We call our solution the multi-sensor graph calibration (MSG-Cal) framework. MSG- Cal handles cameras, 2D laser range finders, and 3D sensors that output point clouds. It also handles any number of sensors, with the only constraints that: (1) every sensor field of view overlaps at least one other sensor’s point of view enough to see the calibration object simultaneously, and (2) that 2D lasers must interact with at least
one other modality (camera or 3D)3. These constraints are very reasonable, but do
imply that MSG-Cal cannot handle the extrinsic calibration of systems with non- overlapping fields of view. However, MSG-Cal is a very modular system, and has the capability of handling new sensors and data collection schemes, simply by initializing the graph with the previous calibration and collecting calibration object observations from the new sensor in concert with the existing system.
36-DoF 2D laser to 2D laser extrinsic pose calibration is difficult (at least when using a simple
planar calibration target). Since the laser intersects the plane as a line, the single observation does not fully constrain the pose of the plane; there is a degree of freedom of rotation of the plane around the line. Since we assume we know nothing about the transform between the sensors (indeed, this is what we want to determine) and we cannot fix the plane pose relative to one of the sensors, we cannot use multiple observations of the plane to constrain the pose (i.e., we have fewer constraints/equations than unknowns).

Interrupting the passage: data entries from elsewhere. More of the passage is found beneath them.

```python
# ... 438 lines not shown
        crit = q_network.critics()
        self._n_critics = E = len(crit)
        self._nets = [(f"q{e + 1}", _linears(c, f"TwinQ.q{e + 1}")) for e, c in enumerate(crit)]
        self._nets += [("v", _linears(v_network.v, "ValueFunction")),
                       ("actor", _linears(actor.net, "actor"))]
        self._state_dim = self._nets[E][1][0].in_features
        self._action_dim = self._nets[E + 1][1][-1].out_features
        self._hidden = self._nets[E][1][0].out_features
        self._n_hidden = len(self._nets[E][1]) - 1
        for _, lin in self._nets:
            if len(lin) != self._n_hidden + 1:
                raise NotImplementedError("all networks must have the same number of hidden layers")
            if any(l.out_features != self._hidden for l in lin[:-1]) or \
                    any(l.in_features != self._hidden for l in lin[1:]):
                raise NotImplementedError("all hidden layers must share one width")
        if self._nets[0][1][0].in_features != self._state_dim + self._action_dim:
            raise ValueError("TwinQ input width must be state_dim + action_dim")
        self._dropout = actor.net._dropout
        for p in list(q_network.parameters()) + list(v_network.parameters()) + list(actor.parameters()):
            if p.device.type != "cuda":
                raise ValueError("networks must live on the trainer's device before construction")
        self._build_arenas()
        self.q_target = copy.deepcopy(self.qf).requires_grad_(False).to(device)
        self._bind_target()

    def _cfg(self, batch_size: int) -> _lib.TrainerConfig:
        g = lambda opt, k: opt.param_groups[0][k]
        for opt in (self.q_optimizer, self.v_optimizer, self.actor_optimizer):
            if not isinstance(opt, torch.optim.Adam) or g(opt, "weight_decay") != 0 or g(opt, "amsgrad") \
                    or g(opt, "maximize"):
                raise NotImplementedError("optimisers must be plain torch.optim.Adam "
                                          "(no weight decay / amsgrad / maximize)")
        b1, b2 = g(self.q_optimizer, "betas")
        for opt in (self.v_optimizer, self.actor_optimizer):
            if tuple(g(opt, "betas")) != (b1, b2) or g(opt, "eps") != g(self.q_optimizer, "eps"):
                raise NotImplementedError("the three Adam optimisers must share betas and eps")
        c = _lib.TrainerConfig()
        c.state_dim, c.action_dim, c.hidden_dim = self._state_dim, self._action_dim, self._hidden
        c.batch_size = batch_size
        c.deterministic = int(self._deterministic)
        c.precision = self._precision
        c.dropout_p = -1.0 if not self._dropout else float(self._dropout)
        c.discount, c.tau, c.beta, c.iql_tau = self.discount, self.tau, self.beta, self.iql_tau
        c.lr_q = float(g(self.q_optimizer, "lr"))
        c.lr_v = float(g(self.v_optimizer, "lr"))
        c.lr_actor = float(self.actor_lr_schedule.base_lrs[0])
        c.adam_beta1, c.adam_beta2, c.adam_eps = b1, b2, float(g(self.q_optimizer, "eps"))
        c.cosine_t_max = int(self.actor_lr_schedule.T_max)
        c.seed = self._seed
        c.n_critics = self._n_critics
        c.polyak_form = self._polyak_form
        c.n_hidden = self._n_hidden
        return c

    def _tensor_list(self) -> List[nn.Parameter]:
        out = []
        for _, lin in self._nets:
            for l in lin:
                out += [l.weight, l.bias]
        if not self._deterministic:
            out.append(self.actor.log_std)
        return out

    def _build_arenas(self):
        cfg = self._cfg(32)
        offs = (C.c_int64 * _lib.N_TENSORS)()
        n_params, n_target = C.c_int64(), C.c_int64()
        check(self._lib.iqlhip_arena_layout(C.byref(cfg), C.byref(offs), C.byref(n_params),
                                            C.byref(n_target)))
        self._offsets = [int(o) for o in offs]
        self._n_params, self._n_target = n_params.value, n_target.value
        dev = self._dev
        z = lambda n: torch.zeros(n, dtype=torch.float32, device=dev)
        self._params, self._exp_avg, self._exp_avg_sq = z(self._n_params), z(self._n_params), z(self._n_params)
        self._target = z(self._n_target)
        self._grads = z(self._n_params) if self._keep_grads else None
        tensors = self._tensor_list()
        offsets = [o for o in self._offsets if o >= 0]
        assert len(tensors) == len(offsets)
        self._views = []
        with torch.no_grad():
            for p, o in zip(tensors, offsets):
                view = self._params[o:o + p.numel()].view(p.shape)
                view.copy_(p.data)
                p.data = view
                self._views.append((p, o))
                if self._grads is not None:
                    p.grad = self._grads[o:o + p.numel()].view(p.shape)

    def _bind_target(self):
        tl = []
        for mlp in self.q_target.critics():
            for l in mlp.linears():
                tl += [l.weight, l.bias]
        with torch.no_grad():
            for p, o in zip(tl, self._offsets[:2 * (self._n_hidden + 1) * self._n_critics]):
                view = self._target[o:o + p.numel()].view(p.shape)
                view.copy_(p.data)
                p.data = view

    def _bind_optimizer_state(self, rebuild: bool = False):
        steps = getattr(self, "_step_tensors", None)
        if steps is None or rebuild:
            steps = []
            for p, o in self._views:
                for opt in (self.q_optimizer, self.v_optimizer, self.actor_optimizer):
                    if any(p is q for q in opt.param_groups[0]["params"]):
                        st = opt.state[p]
                        st["step"] = torch.tensor(float(self.total_it))
                        st["exp_avg"] = self._exp_avg[o:o + p.numel()].view(p.shape)
                        st["exp_avg_sq"] = self._exp_avg_sq[o:o + p.numel()].view(p.shape)
                        steps.append(st["step"])
            self._step_tensors = steps
            return
        t = float(self.total_it)
        for st in steps:
            st.fill_(t)

    def _ensure_handle(self, batch_size: int):
        if self._handle is not None and self._handle_batch == batch_size:
            return
        self._destroy_handle()
        cfg = self._cfg(batch_size)
        ar = _lib.Arenas(ptr(self._params), ptr(self._exp_avg), ptr(self._exp_avg_sq),
                         ptr(self._target), ptr(self._grads))
        h = C.c_void_p()
        with torch.cuda.device(self._dev):
            check(self._lib.iqlhip_trainer_create(C.byref(h), C.byref(cfg), C.byref(ar)))
            self._handle, self._handle_batch = h, batch_size
            check(self._lib.iqlhip_trainer_set_step(h, self.total_it))
            check(self._lib.iqlhip_trainer_sync_weights(h, stream_ptr()))

    def _destroy_handle(self):
        if getattr(self, "_handle", None) is not None:
            owner = getattr(self, "_group_owner", None)
            if owner is not None:
                owner._drop_group()
            torch.cuda.synchronize(self._dev)
            self._lib.iqlhip_trainer_destroy(self._handle)
            self._handle = None

    def __del__(self):
        try:
            self._destroy_handle()
        except Exception:
            pass

    def step_kind(self, batch_size: int) -> str:
        self._ensure_handle(batch_size)
        kind = C.c_int32()
        check(self._lib.iqlhip_trainer_step_kind(self._handle, C.byref(kind)))
        return "general" if kind.value else "tuned"

    def sync_weights(self):
        if self._handle is not None:
            with torch.cuda.device(self._dev):
                check(self._lib.iqlhip_trainer_sync_weights(self._handle, stream_ptr()))

    def _after_steps(self, n: int):
        self.total_it += n
        sch = self.actor_lr_schedule
        lr = sch.eta_min + (sch.base_lrs[0] - sch.eta_min) * (1 + math.cos(math.pi * self.total_it / sch.T_max)) / 2
        sch.last_epoch = self.total_it
        sch._step_count = self.total_it + 1
        sch._last_lr = [lr]
        self.actor_optimizer.param_groups[0]["lr"] = lr
        self._bind_optimizer_state()

    def launch_counts(self):
        if self._handle is None:
            return (0, 0)
        eager, graphs = C.c_int64(), C.c_int64()
        check(self._lib.iqlhip_trainer_launch_counts(self._handle, C.byref(eager), C.byref(graphs)))
        return (int(eager.value), int(graphs.value))

    def _check_keep(self, keep: torch.Tensor, n_steps: int, batch_size: int) -> torch.Tensor:
        want = (n_steps, self._n_hidden, batch_size, self._hidden)
        if tuple(keep.shape) != want:
            raise ValueError(f"dropout_keep must have shape {want} (n_steps, n_hidden, batch_size, hidden_dim), "
                             f"got {tuple(keep.shape)}")
        if keep.device.type != "cuda":
            raise ValueError("dropout_keep must be a device tensor")
        return keep.to(torch.uint8).contiguous()

    def _refresh_lrs(self):
        lrs = (self._handle.value, float(self.q_optimizer.param_groups[0]["lr"]),
               float(self.v_optimizer.param_groups[0]["lr"]), float(self.actor_lr_schedule.base_lrs[0]))
        if lrs != getattr(self, "_lrs_sent", None):
            check(self._lib.iqlhip_trainer_set_lr(self._handle, *lrs[1:]))
            self._lrs_sent = lrs

    def train(self, batch: TensorBatch, dropout_keep: Optional[torch.Tensor] = None) -> Dict[str, float]:
        s, a, r, s2, d = [t.detach().to(torch.float32).contiguous() for t in batch]
        if a.shape != (s.shape[0], self._action_dim):
            raise RuntimeError("Actions shape missmatch")
        self._ensure_handle(s.shape[0])
        self._refresh_lrs()
        if dropout_keep is not None:
            if dropout_keep.dim() == 3:
                dropout_keep = dropout_keep[None]
            dropout_keep = self._check_keep(dropout_keep, 1, s.shape[0])
        losses = torch.empty(3, dtype=torch.float32, device=self._dev)
        with torch.cuda.device(self._dev):
            check(self._lib.iqlhip_train_batch(self._handle, ptr(s), ptr(a), ptr(r), ptr(s2), ptr(d),
                                               ptr(dropout_keep), ptr(losses), stream_ptr()))
        self._after_steps(1)
        v, q, p = losses.tolist()
        return {"value_loss": v, "q_loss": q, "actor_loss": p}

    def train_steps(self, replay_buffer: ReplayBuffer, n_steps: int, batch_size: int, *,
                    indices: Optional[torch.Tensor] = None,
                    dropout_keep: Optional[torch.Tensor] = None,
                    return_losses: bool = True, graph_unroll: Optional[int] = None,
                    n_valid: Optional[torch.Tensor] = None):
        self._ensure_handle(batch_size)
        self._refresh_lrs()
        losses = (torch.empty((n_steps, 3), dtype=torch.float32, device=self._dev)
                  if return_losses else None)
        if indices is not None:
            if indices.dtype != torch.int64 or tuple(indices.shape) != (n_steps, batch_size):
                raise ValueError("indices must be int64 [n_steps, batch_size]")
            indices = indices.contiguous()
        if dropout_keep is not None:
            dropout_keep = self._check_keep(dropout_keep, n_steps, batch_size)
        v = replay_buffer.view()
        unroll = self._graph_unroll if graph_unroll is None else graph_unroll
        if n_valid is not None:
            if n_valid.dtype != torch.int32 or tuple(n_valid.shape) != (n_steps,) or n_valid.device.type != "cuda":
                raise ValueError("n_valid must be an int32 device tensor [n_steps]")
            n_valid = n_valid.contiguous()
            with torch.cuda.device(self._dev):
                check(self._lib.iqlhip_train_steps_valid(self._handle, C.byref(v), n_steps, ptr(indices), ptr(n_valid),
                                                         ptr(dropout_keep), ptr(losses), unroll, stream_ptr()))
        elif torch.cuda.current_device() == (self._dev.index or 0):
            check(self._lib.iqlhip_train_steps(self._handle, C.byref(v), n_steps, ptr(indices),
                                               ptr(dropout_keep), ptr(losses), unroll, stream_ptr()))
        else:
            with torch.cuda.device(self._dev):
                check(self._lib.iqlhip_train_steps(self._handle, C.byref(v), n_steps, ptr(indices),
                                                   ptr(dropout_keep), ptr(losses), unroll, stream_ptr()))
        self._after_steps(n_steps)
        return losses

    def state_dict(self) -> Dict[str, Any]:
        torch.cuda.synchronize(self._dev)
        if self.total_it > 0:
            self._bind_optimizer_state(rebuild=True)
        return {
            "qf": self.qf.state_dict(),
            "q_optimizer": self.q_optimizer.state_dict(),
            "vf": self.vf.state_dict(),
            "v_optimizer": self.v_optimizer.state_dict(),
            "actor": self.actor.state_dict(),
            "actor_optimizer": self.actor_optimizer.state_dict(),
            "actor_lr_schedule": self.actor_lr_schedule.state_dict(),
            "total_it": self.total_it,
        }

    def load_state_dict(self, state_dict: Dict[str, Any]):
        torch.cuda.synchronize(self._dev)
        strip = lambda sd: {k.removeprefix("_orig_mod."): v for k, v in sd.items()}
        self.qf.load_state_dict(strip(state_dict["qf"]))
        self.q_optimizer.load_state_dict(state_dict["q_optimizer"])
        self.vf.load_state_dict(strip(state_dict["vf"]))
        self.v_optimizer.load_state_dict(state_dict["v_optimizer"])
        self.actor.load_state_dict(strip(state_dict["actor"]))
        self.actor_optimizer.load_state_dict(state_dict["actor_optimizer"])
        self.actor_lr_schedule.load_state_dict(state_dict["actor_lr_schedule"])
        self.total_it = state_dict["total_it"]
        with torch.no_grad():
            self._exp_avg.zero_()
            self._exp_avg_sq.zero_()
            for p, o in self._views:
                for opt in (self.q_optimizer, self.v_optimizer, self.actor_optimizer):
                    st = opt.state.get(p)
                    if st and "exp_avg" in st:
                        self._exp_avg[o:o + p.numel()].copy_(st["exp_avg"].reshape(-1))
                        self._exp_avg_sq[o:o + p.numel()].copy_(st["exp_avg_sq"].reshape(-1))
            self._target.copy_(self._params[:self._n_target])
        self._bind_optimizer_state(rebuild=True)
        if self._handle is not None:
            with torch.cuda.device(self._dev):
                check(self._lib.iqlhip_trainer_set_step(self._handle, self.total_it))
        self.sync_weights()

    def forward(self, which: str, states: torch.Tensor, actions: Optional[torch.Tensor] = None):
        idx = {"q": 0, "v": 1, "actor": 2, "q_target": 3}[which]
        self._ensure_handle(self._handle_batch or 32)
        s = states.detach().to(torch.float32).contiguous()
        a = None if actions is None else actions.detach().to(torch.float32).contiguous()
        width = {0: self._n_critics, 1: 1, 2: self._action_dim, 3: self._n_critics}[idx]
        out = torch.empty((s.shape[0], width), dtype=torch.float32, device=self._dev)
        with torch.cuda.device(self._dev):
            check(self._lib.iqlhip_forward(self._handle, idx, ptr(s), ptr(a), s.shape[0], ptr(out),
                                           stream_ptr()))
        return out
```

MSG-Cal conceptually simplifies the problem by interpreting sensor readings as observations of one of two kinds of geometry: planes and lines. Cameras can detect planes through the use of fiducial markers that have a known size (e.g. AprilTags [155] or checkerboards), and 3D lasers and other point cloud sensing devices can detect planes directly by grouping points together that support a specific model of a plane. 2D lasers, on the other hand, can observe the lines that occur with the intersection of the target plane with the plane of the laser scan. If we can associate the observations of a single plane over two or more sensors, and we have multiple observations of this plane in different poses, then we can compute the relative poses of the pairs of sensors observing it. While we don’t know the actual pose of the target object, this is not required; all we need to determine is the transform between a pair of sensors. Each observation provides a new constraint on the relationship between the sensors (usually; an observation may be removed as an outlier during the RANSAC-based pairwise calibration procedure).

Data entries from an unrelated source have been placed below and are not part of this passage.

hipError_t launch_match_fast(const MatchArgs& a, FastVariant v, hipStream_t s) {
  const uint64_t ntiles = (a.n + TILE_TOPICS - 1) / TILE_TOPICS;
  if (ntiles == 0) return hipSuccess;
  switch (v) {
    case FAST_K1_S1K: launch_fast_t<4, 1024, 1024, 1>(a, ntiles, s); break;
    case FAST_K2_S1K: launch_fast_t<4, 1024, 1024, 2>(a, ntiles, s); break;
    case FAST_K2_S2K: launch_fast_t<2, 2048, 1024, 2>(a, ntiles, s); break;
    case FAST_K2_S768: launch_fast_t<4, 768, 768, 2>(a, ntiles, s); break;
    case FAST_K4_S2K: launch_fast_t<2, 2048, 1024, 4>(a, ntiles, s); break;
    case FAST_K1_S256: launch_fast_t<4, 256, 512, 1>(a, ntiles, s); break;
    case FAST_K2_S512: launch_fast_t<4, 512, 640, 2>(a, ntiles, s); break;
    case FAST_K1_S384: launch_fast_t<4, 384, 640, 1>(a, ntiles, s); break;
    case FAST_K2_S512W: launch_fast_t<4, 512, 512, 2>(a, ntiles, s); break;
    case FAST_K1_S768W: launch_fast_t<4, 768, 1024, 1>(a, ntiles, s); break;
    case FAST_K1_S512W: launch_fast_t<4, 512, 1024, 1>(a, ntiles, s); break;
    case FAST_K1_S384R: launch_fast_t<4, 384, 640, 1, true>(a, ntiles, s); break;
    case FAST_K1_S384N: launch_fast_t<4, 384, 640, 1, false, false>(a, ntiles, s); break;
    case FAST_K1_S384W7: launch_fast_t<4, 384, 448, 1>(a, ntiles, s); break;
    case FAST_K1_S384B2: launch_fast_t<2, 384, 640, 1>(a, ntiles, s); break;
    case FAST_K1_S384B1: launch_fast_t<1, 384, 640, 1>(a, ntiles, s); break;
    case FAST_K1_S512WB1: launch_fast_t<1, 512, 1024, 1>(a, ntiles, s); break;
    case FAST_K1_S384P: {
      if (a.diag) {
        launch_fast_t<4, 384, 640, 1>(a, ntiles, s);
        break;
      }
      const dim3 grid(static_cast<uint32_t>((ntiles + 3) / 4));
      hipLaunchKernelGGL((match_fast_kernel<4, 384, 640, 1, false, false, 1>), grid, dim3(256), 0, s, a);
      if (a.narrow)
        hipLaunchKernelGGL((match_fast_kernel<4, 384, 640, 1, false, false, 2, true, SlabNarrow>), grid, dim3(256), 0, s, a);
      else
        hipLaunchKernelGGL((match_fast_kernel<4, 384, 640, 1, false, false, 2>), grid, dim3(256), 0, s, a);
      break;
    }
    default: return hipErrorInvalidValue;
  }
  return hipGetLastError();
}

hipError_t launch_small_batch(const SmallArgs& a, hipStream_t s) {
  const uint64_t tiles = a.tt ? (a.m.n + a.tt - 1) / a.tt : 0;
  if (a.m.n == 0 || a.m.n > SMALL_MAX_N || a.tt == 0 || a.tt > TILE_TOPICS || tiles > SMALL_WAVES ||
      tiles > a.slab_tiles || a.m.narrow)
    return hipErrorInvalidValue;
  hipLaunchKernelGGL(small_batch_kernel, dim3(1), dim3(SMALL_WAVES * 64), 0, s, a);
  return hipGetLastError();
}

hipError_t launch_match_deep(const MatchArgs& a, hipStream_t s) {
  const uint32_t blocks = (a.deep_waves * 64 + 255) / 256;
  hipLaunchKernelGGL(match_deep_kernel, dim3(blocks), dim3(256), 0, s, a);
  return hipGetLastError();
}

uint64_t scan_partials(uint64_t n) { return (n + SCAN_TILE - 1) / SCAN_TILE + 1; }

hipError_t launch_scan(const uint32_t* counts, uint64_t n, uint64_t* offsets, uint64_t* partials,
                       hipStream_t s) {
  const uint64_t nb = (n + SCAN_TILE - 1) / SCAN_TILE;
  if (nb <= 1) {
    hipLaunchKernelGGL(scan_single_kernel, dim3(1), dim3(SCAN_THREADS), 0, s, counts, n, offsets);
    return hipGetLastError();
  }
  hipLaunchKernelGGL(scan_reduce_kernel, dim3(static_cast<uint32_t>(nb)), dim3(SCAN_THREADS), 0, s, counts, n, partials);
  hipLaunchKernelGGL(scan_partials_kernel, dim3(1), dim3(SCAN_THREADS), 0, s, partials, nb, offsets, n);
  hipLaunchKernelGGL(scan_final_kernel, dim3(static_cast<uint32_t>(nb)), dim3(SCAN_THREADS), 0, s, counts, n, partials, offsets);
  return hipGetLastError();
}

In addition, MSG-Cal also provides methods and tools to make it easy to configure a system for calibration, collect data, and run the calibration process. The algorithm
proceeds in three stages: data collection, target detection, and calibration. The
first stage is obvious, but MSG-Cal provides two features that help make it more robust for multiple-sensor, multiple time-scale configurations: background subtraction and manual triggers. Background subtraction is used for the 2D and 3D lasers and any other point cloud producing sensor. This greatly simplifies the data association problem with very little cost: a small portion of the initial data collection is used to collect the background (meaning the calibration object should not be in view), and then the robot and background should stay relatively static during the remainder of the collection process. Some dynamic objects are tolerated, with both the assumption that they will not be as planar as the target object, and by using random sampling consensus (RANSAC) to minimize outliers in the pairwise calibration stage. Triggers are a particularly practical way to indicate to the system that it is time to collect data across sensors with varying time scales. The trigger indicates that the calibration object is ready to be recorded by all sensors, and the system captures the most recent
complete observation for all sensors into a single sensor frame.
The second phase is target detection. In this phase, each frame collected previously is processed to detect and compute the geometric properties of the target for each sensor (plane or line), determining the sets of valid pairs for each frame. Imaging sensors by default use the AprilTag detector for computing a plane estimate, 2D laser scanners subtract the background from the scan to yield candidate a candidate line, and the 3D lasers and other point cloud sensors run a standard RANSAC-based plane estimation process after filtering the background-subtracted cloud to reduce noise and lower the point count. The output of this phase is an organized set of pairwise detections consisting of plane-to-plane observations or plane-to-line observations.
The third and final calibration phase is itself split into two sub-phases. The
first sub-phase uses each set of pairwise calibrations to estimate the sensor to sensor transform using RANSAC to filter outliers. This occurs for each pair of sensors that had a sufficient number of overlapping observations of the target object. The second sub-phase constructs a global hypergraph consisting of the estimated sensor poses, edges from sensors to observations, and constraints between cliques of sensors that observed the target object at the same time. We use the graph to construct and solve a non-linear optimization problem that yields optimized poses to minimize the error over all sensors.